Could you report every line from the entries that includes the word "undef"?

*** Extracted records Section Begins ***

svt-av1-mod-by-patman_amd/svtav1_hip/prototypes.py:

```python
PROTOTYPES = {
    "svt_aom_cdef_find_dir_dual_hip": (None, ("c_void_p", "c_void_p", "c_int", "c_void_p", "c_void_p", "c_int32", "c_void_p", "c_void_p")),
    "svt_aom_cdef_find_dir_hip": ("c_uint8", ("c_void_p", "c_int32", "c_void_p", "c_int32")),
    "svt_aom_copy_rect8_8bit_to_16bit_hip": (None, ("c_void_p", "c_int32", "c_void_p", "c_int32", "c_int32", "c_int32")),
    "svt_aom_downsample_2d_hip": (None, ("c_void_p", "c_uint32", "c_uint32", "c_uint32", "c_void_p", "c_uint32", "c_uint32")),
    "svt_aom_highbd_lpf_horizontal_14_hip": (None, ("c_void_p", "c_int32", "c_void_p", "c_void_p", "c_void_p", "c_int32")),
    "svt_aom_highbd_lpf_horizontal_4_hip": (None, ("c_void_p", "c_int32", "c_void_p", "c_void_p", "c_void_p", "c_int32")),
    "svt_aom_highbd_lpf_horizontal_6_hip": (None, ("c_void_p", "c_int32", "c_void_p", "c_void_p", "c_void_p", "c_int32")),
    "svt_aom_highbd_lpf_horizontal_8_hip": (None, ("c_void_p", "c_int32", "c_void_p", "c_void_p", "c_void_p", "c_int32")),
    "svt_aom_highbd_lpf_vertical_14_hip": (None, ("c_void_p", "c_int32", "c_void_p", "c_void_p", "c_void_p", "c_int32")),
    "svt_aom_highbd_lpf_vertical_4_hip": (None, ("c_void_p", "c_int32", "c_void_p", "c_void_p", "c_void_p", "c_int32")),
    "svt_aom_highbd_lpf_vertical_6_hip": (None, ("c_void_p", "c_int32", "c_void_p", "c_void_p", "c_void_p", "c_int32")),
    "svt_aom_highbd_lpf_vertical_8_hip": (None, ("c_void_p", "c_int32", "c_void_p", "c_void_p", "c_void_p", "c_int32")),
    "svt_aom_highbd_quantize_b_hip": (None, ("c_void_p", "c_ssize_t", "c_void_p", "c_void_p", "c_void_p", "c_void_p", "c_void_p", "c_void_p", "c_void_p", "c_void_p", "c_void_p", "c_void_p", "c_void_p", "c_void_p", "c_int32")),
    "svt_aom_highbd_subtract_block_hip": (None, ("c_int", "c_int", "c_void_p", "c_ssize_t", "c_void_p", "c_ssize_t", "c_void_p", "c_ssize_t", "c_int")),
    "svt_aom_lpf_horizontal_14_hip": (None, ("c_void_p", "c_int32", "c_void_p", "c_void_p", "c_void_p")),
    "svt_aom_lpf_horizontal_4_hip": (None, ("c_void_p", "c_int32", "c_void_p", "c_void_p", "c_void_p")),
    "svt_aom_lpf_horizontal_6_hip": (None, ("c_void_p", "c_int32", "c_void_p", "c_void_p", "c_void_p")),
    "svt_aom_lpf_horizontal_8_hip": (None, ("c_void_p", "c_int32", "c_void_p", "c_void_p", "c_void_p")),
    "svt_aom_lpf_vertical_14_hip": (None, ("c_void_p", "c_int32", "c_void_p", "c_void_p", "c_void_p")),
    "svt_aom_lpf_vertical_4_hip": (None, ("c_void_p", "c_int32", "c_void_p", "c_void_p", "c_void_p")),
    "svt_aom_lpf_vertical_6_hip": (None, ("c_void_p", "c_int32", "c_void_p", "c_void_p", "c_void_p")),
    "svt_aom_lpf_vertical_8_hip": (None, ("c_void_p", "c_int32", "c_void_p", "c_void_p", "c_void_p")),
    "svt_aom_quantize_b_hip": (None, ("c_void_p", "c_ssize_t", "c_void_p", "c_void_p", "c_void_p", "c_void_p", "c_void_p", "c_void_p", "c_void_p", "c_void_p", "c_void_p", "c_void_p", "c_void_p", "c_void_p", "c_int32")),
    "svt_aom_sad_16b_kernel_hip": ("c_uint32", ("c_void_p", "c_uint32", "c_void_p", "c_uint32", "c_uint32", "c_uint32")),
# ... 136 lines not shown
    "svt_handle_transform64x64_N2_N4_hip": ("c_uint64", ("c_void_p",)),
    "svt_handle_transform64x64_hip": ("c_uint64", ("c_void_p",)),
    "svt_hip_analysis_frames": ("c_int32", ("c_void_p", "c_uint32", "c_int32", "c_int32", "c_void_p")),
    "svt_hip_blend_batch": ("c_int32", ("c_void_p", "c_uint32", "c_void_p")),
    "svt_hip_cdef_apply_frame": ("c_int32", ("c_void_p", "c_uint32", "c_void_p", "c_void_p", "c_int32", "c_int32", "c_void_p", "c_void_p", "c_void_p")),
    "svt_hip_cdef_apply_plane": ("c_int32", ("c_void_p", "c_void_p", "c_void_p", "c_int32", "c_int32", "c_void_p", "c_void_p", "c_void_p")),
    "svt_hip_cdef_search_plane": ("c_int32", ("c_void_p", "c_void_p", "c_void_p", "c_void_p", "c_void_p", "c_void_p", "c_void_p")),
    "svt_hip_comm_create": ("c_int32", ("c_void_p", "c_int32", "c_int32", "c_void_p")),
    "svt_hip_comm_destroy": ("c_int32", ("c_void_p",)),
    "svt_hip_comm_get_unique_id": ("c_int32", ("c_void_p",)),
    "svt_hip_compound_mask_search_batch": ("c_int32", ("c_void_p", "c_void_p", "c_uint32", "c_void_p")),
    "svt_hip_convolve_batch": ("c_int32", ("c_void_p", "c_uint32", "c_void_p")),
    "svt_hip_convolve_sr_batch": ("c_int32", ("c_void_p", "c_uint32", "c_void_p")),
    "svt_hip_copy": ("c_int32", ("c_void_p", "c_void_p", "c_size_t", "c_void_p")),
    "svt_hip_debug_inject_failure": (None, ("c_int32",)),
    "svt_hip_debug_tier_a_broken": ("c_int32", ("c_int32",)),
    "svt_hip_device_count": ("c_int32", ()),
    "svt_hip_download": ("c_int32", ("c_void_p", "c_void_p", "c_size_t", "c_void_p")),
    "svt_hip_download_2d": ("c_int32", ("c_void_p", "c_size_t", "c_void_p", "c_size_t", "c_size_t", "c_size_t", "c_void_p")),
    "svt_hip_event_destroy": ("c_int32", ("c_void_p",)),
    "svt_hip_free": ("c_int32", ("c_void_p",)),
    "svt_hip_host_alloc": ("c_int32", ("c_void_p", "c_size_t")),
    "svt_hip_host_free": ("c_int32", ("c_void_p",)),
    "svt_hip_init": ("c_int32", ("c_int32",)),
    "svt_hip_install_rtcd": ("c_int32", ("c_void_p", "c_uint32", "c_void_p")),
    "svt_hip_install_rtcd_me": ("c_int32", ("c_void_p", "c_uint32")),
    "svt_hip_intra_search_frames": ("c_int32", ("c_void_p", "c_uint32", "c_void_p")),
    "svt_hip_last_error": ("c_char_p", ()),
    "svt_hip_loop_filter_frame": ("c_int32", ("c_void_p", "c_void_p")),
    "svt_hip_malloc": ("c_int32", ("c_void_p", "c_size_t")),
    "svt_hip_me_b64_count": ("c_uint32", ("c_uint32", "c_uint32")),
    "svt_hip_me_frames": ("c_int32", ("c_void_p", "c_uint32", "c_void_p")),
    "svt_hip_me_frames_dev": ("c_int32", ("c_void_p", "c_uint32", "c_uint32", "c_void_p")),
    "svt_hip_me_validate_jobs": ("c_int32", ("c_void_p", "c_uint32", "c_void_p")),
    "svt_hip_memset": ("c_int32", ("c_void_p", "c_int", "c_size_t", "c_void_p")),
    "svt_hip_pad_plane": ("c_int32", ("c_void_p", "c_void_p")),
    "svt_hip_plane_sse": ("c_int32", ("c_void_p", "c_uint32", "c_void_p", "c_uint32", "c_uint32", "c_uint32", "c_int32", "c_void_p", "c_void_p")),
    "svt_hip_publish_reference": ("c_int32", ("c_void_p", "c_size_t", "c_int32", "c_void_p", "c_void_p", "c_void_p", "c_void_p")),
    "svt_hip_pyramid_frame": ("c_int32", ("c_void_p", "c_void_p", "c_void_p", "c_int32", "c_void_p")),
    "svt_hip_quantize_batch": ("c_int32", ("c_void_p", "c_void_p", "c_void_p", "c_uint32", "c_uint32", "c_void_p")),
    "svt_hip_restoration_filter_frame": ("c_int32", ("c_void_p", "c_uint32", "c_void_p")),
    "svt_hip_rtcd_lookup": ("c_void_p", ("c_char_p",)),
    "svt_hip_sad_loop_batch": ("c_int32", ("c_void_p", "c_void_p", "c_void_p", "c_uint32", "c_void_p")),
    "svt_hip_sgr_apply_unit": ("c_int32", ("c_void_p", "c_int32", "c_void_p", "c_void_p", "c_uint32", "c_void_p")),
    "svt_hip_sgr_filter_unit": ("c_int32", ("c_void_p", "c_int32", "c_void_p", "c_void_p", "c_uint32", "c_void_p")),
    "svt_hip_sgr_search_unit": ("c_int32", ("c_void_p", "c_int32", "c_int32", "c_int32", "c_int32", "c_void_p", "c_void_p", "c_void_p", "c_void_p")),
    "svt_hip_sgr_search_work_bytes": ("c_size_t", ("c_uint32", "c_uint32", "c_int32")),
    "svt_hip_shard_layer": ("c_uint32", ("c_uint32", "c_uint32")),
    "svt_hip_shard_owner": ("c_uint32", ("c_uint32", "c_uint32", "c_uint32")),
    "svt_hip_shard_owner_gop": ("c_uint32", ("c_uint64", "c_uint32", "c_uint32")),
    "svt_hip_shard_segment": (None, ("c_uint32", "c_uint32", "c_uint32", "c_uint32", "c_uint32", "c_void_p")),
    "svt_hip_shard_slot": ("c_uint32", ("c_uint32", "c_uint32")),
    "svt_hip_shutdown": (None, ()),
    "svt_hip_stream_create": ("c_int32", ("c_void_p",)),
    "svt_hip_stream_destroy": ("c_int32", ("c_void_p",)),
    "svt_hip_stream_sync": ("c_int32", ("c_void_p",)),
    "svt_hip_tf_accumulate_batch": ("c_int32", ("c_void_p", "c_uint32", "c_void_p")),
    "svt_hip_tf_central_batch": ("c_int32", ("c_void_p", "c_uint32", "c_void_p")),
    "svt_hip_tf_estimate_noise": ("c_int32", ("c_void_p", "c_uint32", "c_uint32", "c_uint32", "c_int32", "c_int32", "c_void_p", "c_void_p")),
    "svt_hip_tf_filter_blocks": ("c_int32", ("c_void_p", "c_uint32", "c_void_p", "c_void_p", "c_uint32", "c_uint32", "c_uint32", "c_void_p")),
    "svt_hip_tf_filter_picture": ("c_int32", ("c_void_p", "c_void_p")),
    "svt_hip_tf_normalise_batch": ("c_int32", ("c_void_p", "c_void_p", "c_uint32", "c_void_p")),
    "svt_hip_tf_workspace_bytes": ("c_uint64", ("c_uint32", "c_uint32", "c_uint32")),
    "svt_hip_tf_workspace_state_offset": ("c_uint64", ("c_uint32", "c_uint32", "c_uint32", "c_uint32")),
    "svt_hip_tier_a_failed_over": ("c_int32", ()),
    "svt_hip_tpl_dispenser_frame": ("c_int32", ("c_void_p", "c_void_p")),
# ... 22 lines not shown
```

*** Extracted records Section Ends ***
*** Extracted records Section Begins ***

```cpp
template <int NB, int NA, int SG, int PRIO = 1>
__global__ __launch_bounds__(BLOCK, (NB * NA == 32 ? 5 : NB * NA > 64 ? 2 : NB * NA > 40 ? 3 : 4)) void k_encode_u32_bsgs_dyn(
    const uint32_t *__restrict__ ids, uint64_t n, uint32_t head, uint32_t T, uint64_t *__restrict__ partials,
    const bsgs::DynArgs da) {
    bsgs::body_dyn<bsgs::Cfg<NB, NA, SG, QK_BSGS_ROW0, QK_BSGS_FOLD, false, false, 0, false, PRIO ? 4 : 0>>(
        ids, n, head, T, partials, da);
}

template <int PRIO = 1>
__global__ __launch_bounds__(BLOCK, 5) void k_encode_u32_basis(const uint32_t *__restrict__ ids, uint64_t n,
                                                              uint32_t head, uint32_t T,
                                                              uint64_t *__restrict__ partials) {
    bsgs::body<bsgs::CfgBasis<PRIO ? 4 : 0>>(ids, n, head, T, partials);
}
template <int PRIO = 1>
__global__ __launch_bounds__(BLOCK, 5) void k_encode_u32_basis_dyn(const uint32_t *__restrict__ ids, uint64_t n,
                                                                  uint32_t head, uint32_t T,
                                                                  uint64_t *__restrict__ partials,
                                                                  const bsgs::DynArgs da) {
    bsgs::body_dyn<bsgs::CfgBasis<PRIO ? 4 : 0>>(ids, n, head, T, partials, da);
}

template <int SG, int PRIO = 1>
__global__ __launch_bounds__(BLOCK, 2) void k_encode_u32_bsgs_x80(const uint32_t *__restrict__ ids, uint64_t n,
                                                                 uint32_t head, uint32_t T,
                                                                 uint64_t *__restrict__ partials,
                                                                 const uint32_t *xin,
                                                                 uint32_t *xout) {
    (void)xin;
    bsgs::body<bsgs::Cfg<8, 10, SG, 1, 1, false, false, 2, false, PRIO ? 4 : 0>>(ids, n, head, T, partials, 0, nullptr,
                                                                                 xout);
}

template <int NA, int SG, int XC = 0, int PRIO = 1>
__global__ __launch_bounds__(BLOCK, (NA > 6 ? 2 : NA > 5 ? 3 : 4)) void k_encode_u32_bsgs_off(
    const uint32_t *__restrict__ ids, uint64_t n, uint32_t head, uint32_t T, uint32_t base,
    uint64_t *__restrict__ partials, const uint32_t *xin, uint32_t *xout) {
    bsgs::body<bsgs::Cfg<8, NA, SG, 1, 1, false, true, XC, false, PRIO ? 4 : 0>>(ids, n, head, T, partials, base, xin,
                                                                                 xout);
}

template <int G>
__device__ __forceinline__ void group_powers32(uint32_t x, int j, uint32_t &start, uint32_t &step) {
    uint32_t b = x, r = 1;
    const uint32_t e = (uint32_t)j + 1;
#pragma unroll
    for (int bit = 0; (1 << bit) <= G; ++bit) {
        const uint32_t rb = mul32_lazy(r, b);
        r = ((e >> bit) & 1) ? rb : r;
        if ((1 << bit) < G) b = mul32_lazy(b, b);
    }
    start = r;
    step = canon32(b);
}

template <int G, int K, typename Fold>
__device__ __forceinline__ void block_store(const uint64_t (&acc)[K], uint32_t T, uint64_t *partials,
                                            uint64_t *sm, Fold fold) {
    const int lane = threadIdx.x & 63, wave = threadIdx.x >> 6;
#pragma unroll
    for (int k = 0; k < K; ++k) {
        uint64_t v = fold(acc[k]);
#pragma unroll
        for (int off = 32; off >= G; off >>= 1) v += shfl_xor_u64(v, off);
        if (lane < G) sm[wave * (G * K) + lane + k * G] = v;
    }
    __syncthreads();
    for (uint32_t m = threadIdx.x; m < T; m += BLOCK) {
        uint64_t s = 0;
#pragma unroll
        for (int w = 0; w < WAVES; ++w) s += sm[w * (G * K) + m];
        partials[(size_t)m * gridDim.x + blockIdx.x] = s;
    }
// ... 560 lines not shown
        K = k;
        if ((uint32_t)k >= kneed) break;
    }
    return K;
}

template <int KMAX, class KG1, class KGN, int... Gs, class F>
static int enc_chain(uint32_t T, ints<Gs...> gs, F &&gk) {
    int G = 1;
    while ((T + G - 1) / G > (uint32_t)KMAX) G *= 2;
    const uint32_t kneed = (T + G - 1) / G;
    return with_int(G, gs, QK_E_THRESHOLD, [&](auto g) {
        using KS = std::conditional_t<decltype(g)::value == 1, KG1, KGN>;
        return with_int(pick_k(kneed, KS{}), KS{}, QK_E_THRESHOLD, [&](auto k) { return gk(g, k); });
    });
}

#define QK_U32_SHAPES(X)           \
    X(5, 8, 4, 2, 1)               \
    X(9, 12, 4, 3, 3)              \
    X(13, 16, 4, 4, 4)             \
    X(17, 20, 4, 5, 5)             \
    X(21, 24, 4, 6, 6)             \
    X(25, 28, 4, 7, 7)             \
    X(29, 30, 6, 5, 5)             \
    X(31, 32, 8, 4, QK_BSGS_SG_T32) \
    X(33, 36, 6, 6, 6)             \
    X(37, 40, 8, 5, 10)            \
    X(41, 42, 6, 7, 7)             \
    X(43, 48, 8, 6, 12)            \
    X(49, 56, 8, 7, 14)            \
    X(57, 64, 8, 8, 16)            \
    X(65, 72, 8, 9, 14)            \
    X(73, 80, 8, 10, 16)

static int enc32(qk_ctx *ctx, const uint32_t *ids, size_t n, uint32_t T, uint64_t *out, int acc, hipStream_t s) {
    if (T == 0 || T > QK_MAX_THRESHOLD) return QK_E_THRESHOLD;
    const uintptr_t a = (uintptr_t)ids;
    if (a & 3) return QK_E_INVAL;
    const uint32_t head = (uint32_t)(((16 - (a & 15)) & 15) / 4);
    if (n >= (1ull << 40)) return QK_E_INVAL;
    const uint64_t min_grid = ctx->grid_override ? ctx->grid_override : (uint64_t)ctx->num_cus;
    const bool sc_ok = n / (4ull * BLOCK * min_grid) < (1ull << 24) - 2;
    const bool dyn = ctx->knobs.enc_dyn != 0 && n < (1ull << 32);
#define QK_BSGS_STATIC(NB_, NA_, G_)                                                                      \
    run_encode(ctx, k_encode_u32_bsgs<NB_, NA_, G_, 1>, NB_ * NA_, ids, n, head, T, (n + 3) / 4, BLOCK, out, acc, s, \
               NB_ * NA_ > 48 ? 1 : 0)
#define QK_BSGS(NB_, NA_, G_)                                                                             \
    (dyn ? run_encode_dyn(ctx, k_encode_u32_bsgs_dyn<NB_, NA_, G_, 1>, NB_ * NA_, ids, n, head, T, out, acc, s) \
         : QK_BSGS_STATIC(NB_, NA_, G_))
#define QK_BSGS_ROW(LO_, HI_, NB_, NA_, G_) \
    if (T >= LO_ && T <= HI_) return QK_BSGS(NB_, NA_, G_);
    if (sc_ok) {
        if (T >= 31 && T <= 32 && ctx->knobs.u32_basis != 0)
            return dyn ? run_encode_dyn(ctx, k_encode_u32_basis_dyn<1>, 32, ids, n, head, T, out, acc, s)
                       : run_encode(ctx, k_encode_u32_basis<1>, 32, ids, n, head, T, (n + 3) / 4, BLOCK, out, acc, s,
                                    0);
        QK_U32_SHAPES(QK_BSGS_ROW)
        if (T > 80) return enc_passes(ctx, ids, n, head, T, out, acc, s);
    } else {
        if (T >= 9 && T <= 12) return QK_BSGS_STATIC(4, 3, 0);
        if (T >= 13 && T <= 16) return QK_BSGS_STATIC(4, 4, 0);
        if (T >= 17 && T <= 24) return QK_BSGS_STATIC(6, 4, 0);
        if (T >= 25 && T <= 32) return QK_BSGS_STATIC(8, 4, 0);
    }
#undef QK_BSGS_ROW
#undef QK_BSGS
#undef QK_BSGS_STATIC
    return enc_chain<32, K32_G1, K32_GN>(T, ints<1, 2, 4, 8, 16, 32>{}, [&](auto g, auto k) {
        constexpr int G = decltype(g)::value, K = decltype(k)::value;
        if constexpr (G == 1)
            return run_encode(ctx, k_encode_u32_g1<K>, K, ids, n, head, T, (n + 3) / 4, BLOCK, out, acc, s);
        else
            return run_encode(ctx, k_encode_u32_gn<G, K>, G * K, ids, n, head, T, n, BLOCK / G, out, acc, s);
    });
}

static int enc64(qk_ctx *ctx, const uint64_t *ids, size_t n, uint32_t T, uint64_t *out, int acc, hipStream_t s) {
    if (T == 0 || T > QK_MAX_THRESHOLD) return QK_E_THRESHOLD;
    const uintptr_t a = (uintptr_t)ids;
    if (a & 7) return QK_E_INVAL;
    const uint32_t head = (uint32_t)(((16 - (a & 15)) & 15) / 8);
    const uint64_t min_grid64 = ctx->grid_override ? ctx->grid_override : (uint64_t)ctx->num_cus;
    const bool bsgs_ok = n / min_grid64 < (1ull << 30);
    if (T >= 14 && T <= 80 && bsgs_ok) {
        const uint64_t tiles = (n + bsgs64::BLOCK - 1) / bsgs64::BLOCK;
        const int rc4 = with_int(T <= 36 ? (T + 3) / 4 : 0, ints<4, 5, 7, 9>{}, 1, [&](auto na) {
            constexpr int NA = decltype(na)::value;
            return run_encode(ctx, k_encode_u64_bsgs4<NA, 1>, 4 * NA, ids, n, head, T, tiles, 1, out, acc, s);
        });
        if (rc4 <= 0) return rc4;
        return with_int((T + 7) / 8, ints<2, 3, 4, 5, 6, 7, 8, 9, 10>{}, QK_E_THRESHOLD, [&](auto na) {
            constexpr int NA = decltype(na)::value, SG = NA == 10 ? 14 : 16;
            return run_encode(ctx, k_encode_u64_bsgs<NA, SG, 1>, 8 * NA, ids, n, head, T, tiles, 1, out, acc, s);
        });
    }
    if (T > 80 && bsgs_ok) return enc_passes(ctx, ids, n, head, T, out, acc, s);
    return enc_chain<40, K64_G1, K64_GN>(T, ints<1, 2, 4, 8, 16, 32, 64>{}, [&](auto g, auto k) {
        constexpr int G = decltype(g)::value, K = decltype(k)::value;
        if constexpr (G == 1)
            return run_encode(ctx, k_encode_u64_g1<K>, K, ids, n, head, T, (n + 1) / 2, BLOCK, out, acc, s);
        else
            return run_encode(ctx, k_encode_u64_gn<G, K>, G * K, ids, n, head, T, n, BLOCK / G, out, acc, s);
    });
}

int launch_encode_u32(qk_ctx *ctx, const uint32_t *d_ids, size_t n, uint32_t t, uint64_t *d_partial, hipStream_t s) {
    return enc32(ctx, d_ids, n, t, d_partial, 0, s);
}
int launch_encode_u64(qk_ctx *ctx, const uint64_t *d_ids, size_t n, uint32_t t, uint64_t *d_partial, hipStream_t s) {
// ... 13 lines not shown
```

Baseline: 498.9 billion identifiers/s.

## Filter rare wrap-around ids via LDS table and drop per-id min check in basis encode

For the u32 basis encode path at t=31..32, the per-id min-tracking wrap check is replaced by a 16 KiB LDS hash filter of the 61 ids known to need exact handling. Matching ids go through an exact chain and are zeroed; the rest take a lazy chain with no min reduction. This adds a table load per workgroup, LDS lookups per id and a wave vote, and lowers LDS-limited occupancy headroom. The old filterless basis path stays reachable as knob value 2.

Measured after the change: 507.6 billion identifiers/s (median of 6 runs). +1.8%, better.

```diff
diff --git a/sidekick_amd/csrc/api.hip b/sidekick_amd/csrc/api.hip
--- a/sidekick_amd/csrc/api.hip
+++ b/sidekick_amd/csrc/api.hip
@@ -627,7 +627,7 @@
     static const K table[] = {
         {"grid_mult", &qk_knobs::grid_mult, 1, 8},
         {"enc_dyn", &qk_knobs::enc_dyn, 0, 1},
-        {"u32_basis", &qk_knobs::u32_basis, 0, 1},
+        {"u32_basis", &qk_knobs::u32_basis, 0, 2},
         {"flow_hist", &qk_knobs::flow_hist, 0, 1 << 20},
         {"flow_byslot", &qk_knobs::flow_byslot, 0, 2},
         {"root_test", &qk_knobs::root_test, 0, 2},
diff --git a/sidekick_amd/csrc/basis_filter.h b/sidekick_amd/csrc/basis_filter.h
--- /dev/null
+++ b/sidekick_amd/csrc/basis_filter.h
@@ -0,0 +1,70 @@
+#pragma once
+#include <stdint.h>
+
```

*** Extracted records Section Ends ***

_Response below_
#undef QK_BSGS_ROW
#undef QK_BSGS
#undef QK_BSGS_STATIC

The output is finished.